The disappointing qualities of this final volume of Edmund Wilson’s diaries, due partially to surfeit (over 2,000 pages of The Twenties, The Thirties, The Forties, and The Fifties precede these almost 1,000), have finally to do with the limitations of the modern secular intellectual mind as it wrestles with the perceived insufficiency, tawdriness, and dishonesty of the contemporary world. Viewed from this perspective, even Wilson’s enormous intellectual curiosity seems less an inspiration and more a source of frustration and depression for the reader who has devotedly kept company with the critic and author from his youthful days as a New York bohemian to his finish as the fearsome Old Man of Talcottville. As a writer and as a human being, Wilson was in his own way a great man and a great American, at once an original and a type that is, alas, now nearly extinct.

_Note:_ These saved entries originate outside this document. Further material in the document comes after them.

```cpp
int srl_logit_extrema(const float* logits, int64_t n, float* out_v2, int64_t* out_i2, void* scratch, void* stream) {
  if (!logits || n < 1 || !out_v2 || !out_i2 || !scratch) return fail("srl_logit_extrema: bad argument");
  const int nblk = (int)((n + 1023) / 1024 > 256 ? 256 : (n + 1023) / 1024);
  hipStream_t st = (hipStream_t)stream;
  hipLaunchKernelGGL(k_logit_extrema, dim3(nblk), dim3(256), 0, st, logits, (long long)n, (Ext*)scratch);
  hipLaunchKernelGGL(k_logit_extrema_finish, dim3(1), dim3(256), 0, st, (const Ext*)scratch, nblk, out_v2, (long long*)out_i2);
  HIPCHK(hipGetLastError());
  return 0;
}

}
```

### stackrl_amd/dqn.py

```python
import math

import torch
import torch.distributed as dist

from stackrl_amd.memory import ReplayMemory


CAPTURE_MODE = 'thread_local'


class PolynomialDecay(object):

  def __init__(self, initial_learning_rate, decay_steps, end_learning_rate=0.0001, power=1.0):
    self.initial, self.steps, self.end, self.power = float(initial_learning_rate), int(decay_steps), float(end_learning_rate), float(power)

  def __call__(self, step):
    s = min(int(step), self.steps)
    return (self.initial - self.end) * (1 - s / self.steps) ** self.power + self.end


EXPLORATION_MODES = ['epsilon-greedy', 'boltzmann']


def philox4x32_10(counter, key):
# ... 376 lines not shown
      linear = td_abs - quadratic
      loss = 0.5 * quadratic ** 2 + self._huber_delta * linear
    else:
      loss = 0.5 * td_abs ** 2
    if weights is not None:
      loss = loss * weights
    return loss.mean()

  def _draw(self):
    if self._prioritized:
      indexes, weights, (states, actions, rewards, next_states, terminal) = \
        self._replay_memory.sample(self._minibatch_size, get_weights=True)
    else:
      indexes = weights = None
      states, actions, rewards, next_states, terminal = self._replay_memory.sample(self._minibatch_size)
    return (indexes, weights) + tuple(states) + (actions, rewards) + tuple(next_states) + (terminal,)

  def _next_minibatch(self):
    k = self._prefetch
    if not k:
      flat = self._draw()
    else:
      flat = self._peek_minibatch()
      self._advance_fifo()
    return self._split_minibatch(flat)

  def _peek_minibatch(self):
    if self._fifo is None:
      self._fifo = [tuple(None if t is None else t.clone() for t in self._draw()) for _ in range(self._prefetch)]
    return tuple(None if t is None else t.clone() for t in self._fifo[0])

  def _advance_fifo(self):
    k = self._prefetch
    for i in range(k - 1):
      for dst, src in zip(self._fifo[i], self._fifo[i + 1]):
        if dst is not None:
          dst.copy_(src)
    for dst, src in zip(self._fifo[k - 1], self._draw()):
      if dst is not None:
        dst.copy_(src)

  @staticmethod
  def _split_minibatch(flat):
    indexes, weights = flat[0], flat[1]
    ns = (len(flat) - 5) // 2
    states, actions, rewards = flat[2:2 + ns], flat[2 + ns], flat[3 + ns]
    next_states, terminal = flat[4 + ns:4 + 2 * ns], flat[4 + 2 * ns]
    return indexes, weights, (states, actions, rewards, next_states, terminal)

  def _forward_backward(self, peek=False):
    indexes, weights, (states, actions, rewards, next_states, terminal) = \
      self._split_minibatch(self._peek_minibatch()) if peek else self._next_minibatch()
    if not self._bias_compensation:
      weights = None
    self._last_sample_indexes = indexes
    new_logits = None
    if self._fused and not (self._gamma == 0 and not self._n_step):
      from stackrl_amd import qops
      if self._hand is not None:
        mb = int(actions.shape[0])
        self._hand.refresh()
        with torch.no_grad():
          tq = self._hand_t.forward(next_states)
          if self._n_step:
            rewards = (self._gamma_r * rewards).sum(dim=-1)
        if self._double:
          both = tuple(torch.cat([a, b]) for a, b in zip(states, next_states))
          q2 = self._hand.forward(both, save=True)
          q_all, qo = q2[:mb], q2[mb:].detach()
        else:
          q_all, qo = self._hand.forward(states, save=True), None
# ... 232 lines not shown
```

### stackrl_amd/memory.py

```python
import math
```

The scion of an established Middle Atlantic family, he inherited the positivism of the 19th-century American upper-middle class, as well as the strong-mindedness that never feared to be mistaken for simple eccentricity; the first led him into a flirtation with communism, the second rescued him from his interest in Marxist theory and practice and caused him finally to renounce the liberal bureaucratic statism that his former ideals had produced in postwar America. (“Whether I stay or leave,” he wrote in the 1960’s, “this is no longer the place for me.”) Substantially, he devoted his life to tracking the Enemy to his lair, only to discover in old age that he had been sleeping with him for decades. By the time he made this discovery and began—characteristically—to talk and write about it, he was too much the Grand Old Man to be punished or criticized for his heresies; instead, as Bill Kauffman observed recently in these pages, he was merely tolerated. All his life he persisted in cultivating too many interests and toying with too many intellectual baubles; he was a man who essentially could not see the woods for the trees and who was egregiously wrong on too many subjects. His intellect, though always in play, was largely undiscriminating. “Do you believe in God?” he asked a friend in his last years. “I don’t.” He didn’t need God; he had puppetry instead. He died in 1972 at the age of 77, still a morally strong man of learning without real wisdom, but finally clearsighted about the aggressive monster his country had become.

 

[The Sixties: The Last Journal, 1960-1972, by Edmund Wilson, edited by Lewis M. Dabney (New York: Farrar, Straus & Giroux) 968 pp., $35.00]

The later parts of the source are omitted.